L’inchiesta
Soldi pubblici e monopolio sui tamponi: la lobby delle farmacie è diventa più ricca col Covid-19
Il potere di una delle corporazioni più forti d’Italia aumenta con la pandemia: grazie ai parlamentari amici è stata evitata la concorrenza delle parafarmacie e c’è stato l’ok a un progetto del Pnrr da 100 milioni. E poi quasi 300 milioni di rimborsi statali
Al campionato italiano delle corporazioni le farmacie non perdono mai. E da decenni. Ogni volta che rischiano di dover rinunciare a un’oncia di fatturato o di privilegio, ne escono rafforzate. La politica si scusa per i pensieri così spregevoli e le rimborsa, le tutela, le supporta. È successo anche con la pandemia: più compiti, più potere, più denaro.

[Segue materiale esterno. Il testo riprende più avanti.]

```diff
@@ -214,6 +224,49 @@
 }
 #endif
 
+#if !defined(TFHE_FFT_HOST_EMU) && TFHE_ABL_PAIR
+__device__ __forceinline__ void abl_pair_words(const uint32_t (&w_lo)[8], const uint32_t (&w_hi)[8]) {
+#pragma unroll
+  for (int i = 0; i < 4; ++i) {
+    uint32_t a = w_lo[2 * i], b = w_hi[2 * i + 1];
+    asm volatile("v_mov_b32 %0, %0" : "+v"(a));
+    asm volatile("v_mov_b32 %0, %0" : "+v"(b));
+    asm volatile("v_permlane32_swap_b32 %0, %1" : "+v"(a), "+v"(b));
+    asm volatile("v_permlane32_swap_b32 %0, %1" : "+v"(b), "+v"(a));
+  }
+}
+__device__ __forceinline__ void abl_pair_split(const double (&re)[8], const double (&im)[8], uint32_t (&w)[32]) {
+#pragma unroll
+  for (int i = 0; i < 8; ++i) {
+    w[4 * i] = (uint32_t)__double2loint(re[i]);
+    w[4 * i + 1] = (uint32_t)__double2hiint(re[i]);
+    w[4 * i + 2] = (uint32_t)__double2loint(im[i]);
+    w[4 * i + 3] = (uint32_t)__double2hiint(im[i]);
+  }
+}
+__device__ __forceinline__ void abl_pair_join(double (&re)[8], double (&im)[8], const uint32_t (&w)[32]) {
+#pragma unroll
+  for (int i = 0; i < 8; ++i) {
+    re[i] = __hiloint2double((int)w[4 * i + 1], (int)w[4 * i]);
+    im[i] = __hiloint2double((int)w[4 * i + 3], (int)w[4 * i + 2]);
+  }
+}
+__device__ __forceinline__ void abl_pair_stage(double (&re)[8], double (&im)[8]) {
+  uint32_t w[32];
+  abl_pair_split(re, im, w);
+#pragma unroll
+  for (int i = 0; i < 16; ++i) asm volatile("v_permlane16_swap_b32 %0, %1" : "+v"(w[2 * i]), "+v"(w[2 * i + 1]));
+  abl_pair_join(re, im, w);
+}
+__device__ __forceinline__ void abl_pair_unswap(double (&re)[8], double (&im)[8]) {
+  uint32_t w[32];
+  abl_pair_split(re, im, w);
+#pragma unroll
+  for (int i = 0; i < 16; ++i) asm volatile("v_permlane32_swap_b32 %0, %1" : "+v"(w[i]), "+v"(w[i + 16]));
+  abl_pair_join(re, im, w);
+}
+#endif
+
 __device__ __forceinline__ void tpA_write(const double (&re)[8], const double (&im)[8], double2 *tile, int lane) {
   if (TFHE_ABL_NOLDS) return;
 #pragma unroll
@@ -288,7 +341,12 @@
 __device__ __forceinline__ void fwd_pass1(double (&re)[8], double (&im)[8]) {
   sdft8<false>(re, im, kP1c4, kP1c4, kCmRe[2], kCmIm[2], kCmRe[1], kCmIm[1], kCmRe[3], -kCmIm[3]);
 }
+template <bool HELD = false>
 __device__ __forceinline__ void fwd_pass2(double (&re)[8], double (&im)[8], const Twiddles &tw, int lane) {
+  if (HELD) {
+    sdft8<false>(re, im, tw.f2[0], tw.f2[1], tw.f2[2], tw.f2[3], tw.f2[4], tw.f2[5], tw.f2[6], tw.f2[7]);
+    return;
+  }
   const int hi = lane >> 3;
   const double2 c4 = tw.t2[hi], c2 = tw.t2[8 + hi], c1 = tw.t2[16 + hi], cw = tw.t2[24 + hi];
   sdft8<false>(re, im, c4.x, c4.y, c2.x, c2.y, c1.x, c1.y, cw.x, cw.y);
@@ -308,19 +366,30 @@
   for (int m = 1; m < 8; ++m) cmul<true>(re[m], im[m], kCmRe[m], kCmIm[m]);
 }
 
+template <bool P2_HELD = false>
 __device__ __forceinline__ void fft_forward(double (&re)[8], double (&im)[8], const Twiddles &tw,
-                                            double2 *tile, int lane) {
+                                            double2 *tile, int lane, bool abl_pair = false) {
   fwd_pass1(re, im);
   wave_lds_order();
   tpA_write(re, im, tile, lane);
   wave_lds_order();
   tpA_read(re, im, tile, lane);
-  fwd_pass2(re, im, tw, lane);
-  wave_lds_order();
-  tpB_write(re, im, tile, lane);
-  wave_lds_order();
-  tpB_read(re, im, tile, lane);
+  fwd_pass2<P2_HELD>(re, im, tw, lane);
+  wave_lds_order();
+#if !defined(TFHE_FFT_HOST_EMU) && TFHE_ABL_PAIR
+  if (abl_pair) {
+    abl_pair_stage(re, im);
+  } else
+#endif
+  {
+    tpB_write(re, im, tile, lane);
+    wave_lds_order();
+    tpB_read(re, im, tile, lane);
+  }
   fwd_pass3(re, im, tw);
+#if !defined(TFHE_FFT_HOST_EMU) && TFHE_ABL_PAIR
+  if (abl_pair) abl_pair_unswap(re, im);
+#endif
 }
 
 __device__ __forceinline__ void fft_inverse(double (&re)[8], double (&im)[8], const Twiddles &tw,
```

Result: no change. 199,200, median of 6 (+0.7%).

Le farmacie hanno stravinto il duello con le parafarmacie, create dal decreto Bersani sulle liberalizzazioni (2006) e comunque obbligate alla presenza di un farmacista abilitato, e si sono riconfermate come l’interlocutore esclusivo del Sistema sanitario nazionale. Poi hanno bloccato la vendita negli esercizi commerciali dei medicinali di “fascia c”, quelli senza ricetta, scongiurando la fine del redditizio monopolio sui prezzi. E in ultimo hanno impedito che i tamponi rapidi antigenici per il green pass fossero eseguiti pure nelle 4.000 parafarmacie. Ne avrebbe guadagnato il monitoraggio delle ondate di contagi. Ne avrebbe guadagnato la pazienza del cittadino in coda. Però ne avrebbe risentito il guadagno delle farmacie. Allora da settimane in Parlamento nascono e periscono emendamenti di Leu e 5S per allargare i tamponi alle parafarmacie. Lo scorso mese si è verificato un fenomeno paranormale. La proposta di Leu e 5S è stata accolta in commissione Affari istituzionali dal relatore di Forza Italia con parere favorevole del governo, ma poi è stata bocciata dal centrodestra, e dunque da Forza Italia, con il soccorso di Italia Viva. Ancora ignote le ragioni di tale confusione politica. E non vale rintracciarle nelle avventate dichiarazioni della senatrice Annamaria Parente di Iv. Da presidente della commissione Salute non sapeva che le parafarmacie accedono alla gestione delle tessere sanitarie (per il green pass) e da qui il suo diniego. Quello che accade di buono o non accade di brutto alle farmacie viene attribuito al farmacista più noto del Parlamento: il deputato forzista Andrea Mandelli, vicepresidente di Montecitorio. Alle Camere siedono otto laureati in farmacia di cui cinque titolari di farmacia. I deputati Roberto Bagnasco (Fi), Carlo Piastra (Lega) Marcello Gemmato (Fdi) sono parecchio attivi sul tema che conoscono meglio, ma il più blasonato e influente è Mandelli. Si avverte spesso al ministero della Salute e Palazzo Chigi il tocco di Mandelli, in particolare col sottosegretario Roberto Garofoli, appena le farmacie iniziano a temere uno sgarbo.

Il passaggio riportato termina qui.